+  PCAA_CHECK_ARG(variant >= 0 && variant <= 2, "pcaa_chamfer_fwd_bwd_total: variant must be 0, 1 or 2 (%d)", variant);
+  const bool fast = variant != 0 && C <= 4 && N % 64 == 0 && p_sn == 1 && g_sn == 1 && (!dpreds || d_sn == 1) &&
+                    chamfer_fast_lds(N, dpreds != nullptr) <= 64 * 1024;
+  if (fast) {
+    const bool tail = total_out != nullptr && counter != nullptr;
+    auto kern = variant == 1 ? chamfer_fast_kernel<1> : chamfer_fast_kernel<2>;
+    hipLaunchKernelGGL(kern, dim3((unsigned)(B * T)), dim3(CH_THREADS), chamfer_fast_lds(N, dpreds != nullptr),
+                       as_stream(stream), preds, p_sb, p_sc, p_st, gts, g_sb, g_sc, g_st, T, N, C, frame_loss, dpreds,
+                       d_sb, d_sc, d_st, grad_scale, grad_per_b, tail ? total_out : nullptr, total_scale,
+                       tail ? counter : nullptr);
+    hipError_t e = hipGetLastError();
+    if (e != hipSuccess) { pcaa_set_error("pcaa_chamfer_fwd_bwd: launch failed: %s", hipGetErrorString(e)); return PCAA_ERR_LAUNCH; }
+    if (tail || total_out == nullptr) return PCAA_OK;
+    return pcaa_sum(frame_loss, (long)B * T, total_scale, total_out, stream);
+  }
   const size_t lds = ((size_t)2 * N * MAXC + 4 * (size_t)N) * sizeof(float);
   PCAA_CHECK_ARG(lds <= 150 * 1024, "pcaa_chamfer_fwd_bwd: N=%d too large for one LDS tile", N);
   if (lds > 64 * 1024) {
@@ -141,7 +322,20 @@
   hipLaunchKernelGGL(chamfer_kernel, dim3((unsigned)(B * T)), dim3(CH_THREADS), lds, as_stream(stream),
                      preds, p_sb, p_sc, p_st, p_sn, gts, g_sb, g_sc, g_st, g_sn, T, N, C, frame_loss,
                      dpreds, d_sb, d_sc, d_st, d_sn, grad_scale, grad_per_b);
-  PCAA_RETURN_LAUNCH_STATUS("pcaa_chamfer_fwd_bwd");
+  hipError_t e = hipGetLastError();
+  if (e != hipSuccess) { pcaa_set_error("pcaa_chamfer_fwd_bwd: launch failed: %s", hipGetErrorString(e)); return PCAA_ERR_LAUNCH; }
+  if (total_out == nullptr) return PCAA_OK;
+  return pcaa_sum(frame_loss, (long)B * T, total_scale, total_out, stream);
+}
+
+extern "C" int pcaa_chamfer_fwd_bwd(const float* preds, long p_sb, long p_sc, long p_st, long p_sn,
+                                    const float* gts, long g_sb, long g_sc, long g_st, long g_sn,
+                                    int B, int T, int N, int C, float* frame_loss, float* dpreds,
+                                    long d_sb, long d_sc, long d_st, long d_sn, float grad_scale,
+                                    const float* grad_per_b, void* stream) {
+  return pcaa_chamfer_fwd_bwd_total(preds, p_sb, p_sc, p_st, p_sn, gts, g_sb, g_sc, g_st, g_sn, B, T, N, C, frame_loss,
+                                    dpreds, d_sb, d_sc, d_st, d_sn, grad_scale, grad_per_b, 0.f, nullptr, nullptr, 1,
+                                    stream);
 }
 
 extern "C" int pcaa_cross_entropy(const float* logits, const long long* target, int B, int K, float* loss,
diff --git a/opensetgaitrecognition_pcaa_amd/csrc/pointnet_in.hip b/opensetgaitrecognition_pcaa_amd/csrc/pointnet_in.hip
--- a/opensetgaitrecognition_pcaa_amd/csrc/pointnet_in.hip
+++ b/opensetgaitrecognition_pcaa_amd/csrc/pointnet_in.hip
@@ -375,6 +375,99 @@
   bn_tail_channel(t, o, s1, s2);
 }
 
+constexpr int MOM_ROW = 48;
+
+template <int CP>
+__global__ __launch_bounds__(256) void points_moments_rows_kernel(const float* __restrict__ x, int C, long P,
+                                                                  double* mom, double* rows, unsigned* counter,
+                                                                  const float* __restrict__ W, BnTail t) {
+  constexpr int NV = CP * (CP + 1) / 2 + CP;
+  __shared__ double red[4][NV];
+  __shared__ double moms[MAXC * MAXC + MAXC];
+  __shared__ int flag;
+  double a[NV];
+#pragma unroll
+  for (int i = 0; i < NV; ++i) a[i] = 0.0;
+  for (long r = (long)blockIdx.x * 256 + threadIdx.x; r < P; r += (long)gridDim.x * 256) {
+    double xv[CP];
+    if (CP == 4 && C == 4) {
+      const f32x4 v = load4(x + r * 4);
+      xv[0] = v.x; xv[1] = v.y; xv[2] = v.z; xv[3] = v.w;
+    } else {
+#pragma unroll
+      for (int c = 0; c < CP; ++c) xv[c] = c < C ? (double)x[r * C + c] : 0.0;
+    }
+    int i = 0;
+#pragma unroll
+    for (int k = 0; k < CP; ++k)
+#pragma unroll
+      for (int c = k; c < CP; ++c) { a[i] = fma(xv[k], xv[c], a[i]); ++i; }
+#pragma unroll
+    for (int c = 0; c < CP; ++c) a[i + c] += xv[c];
+  }
+#pragma unroll
+  for (int i = 0; i < NV; ++i) {
+    const double v = wave_sum_d(a[i]);
+    if ((threadIdx.x & 63) == 0) red[threadIdx.x >> 6][i] = v;
+  }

===

All lines from the one that holds "double* mom, double*" through the end of the material, both ends included, should be restated exactly.

+                                                                  double* mom, double* rows, unsigned* counter,
+                                                                  const float* __restrict__ W, BnTail t) {
+  constexpr int NV = CP * (CP + 1) / 2 + CP;
+  __shared__ double red[4][NV];
+  __shared__ double moms[MAXC * MAXC + MAXC];
+  __shared__ int flag;
+  double a[NV];
+#pragma unroll
+  for (int i = 0; i < NV; ++i) a[i] = 0.0;
+  for (long r = (long)blockIdx.x * 256 + threadIdx.x; r < P; r += (long)gridDim.x * 256) {
+    double xv[CP];
+    if (CP == 4 && C == 4) {
+      const f32x4 v = load4(x + r * 4);
+      xv[0] = v.x; xv[1] = v.y; xv[2] = v.z; xv[3] = v.w;
+    } else {
+#pragma unroll
+      for (int c = 0; c < CP; ++c) xv[c] = c < C ? (double)x[r * C + c] : 0.0;
+    }
+    int i = 0;
+#pragma unroll
+    for (int k = 0; k < CP; ++k)
+#pragma unroll
+      for (int c = k; c < CP; ++c) { a[i] = fma(xv[k], xv[c], a[i]); ++i; }
+#pragma unroll
+    for (int c = 0; c < CP; ++c) a[i + c] += xv[c];
+  }
+#pragma unroll
+  for (int i = 0; i < NV; ++i) {
+    const double v = wave_sum_d(a[i]);
+    if ((threadIdx.x & 63) == 0) red[threadIdx.x >> 6][i] = v;
+  }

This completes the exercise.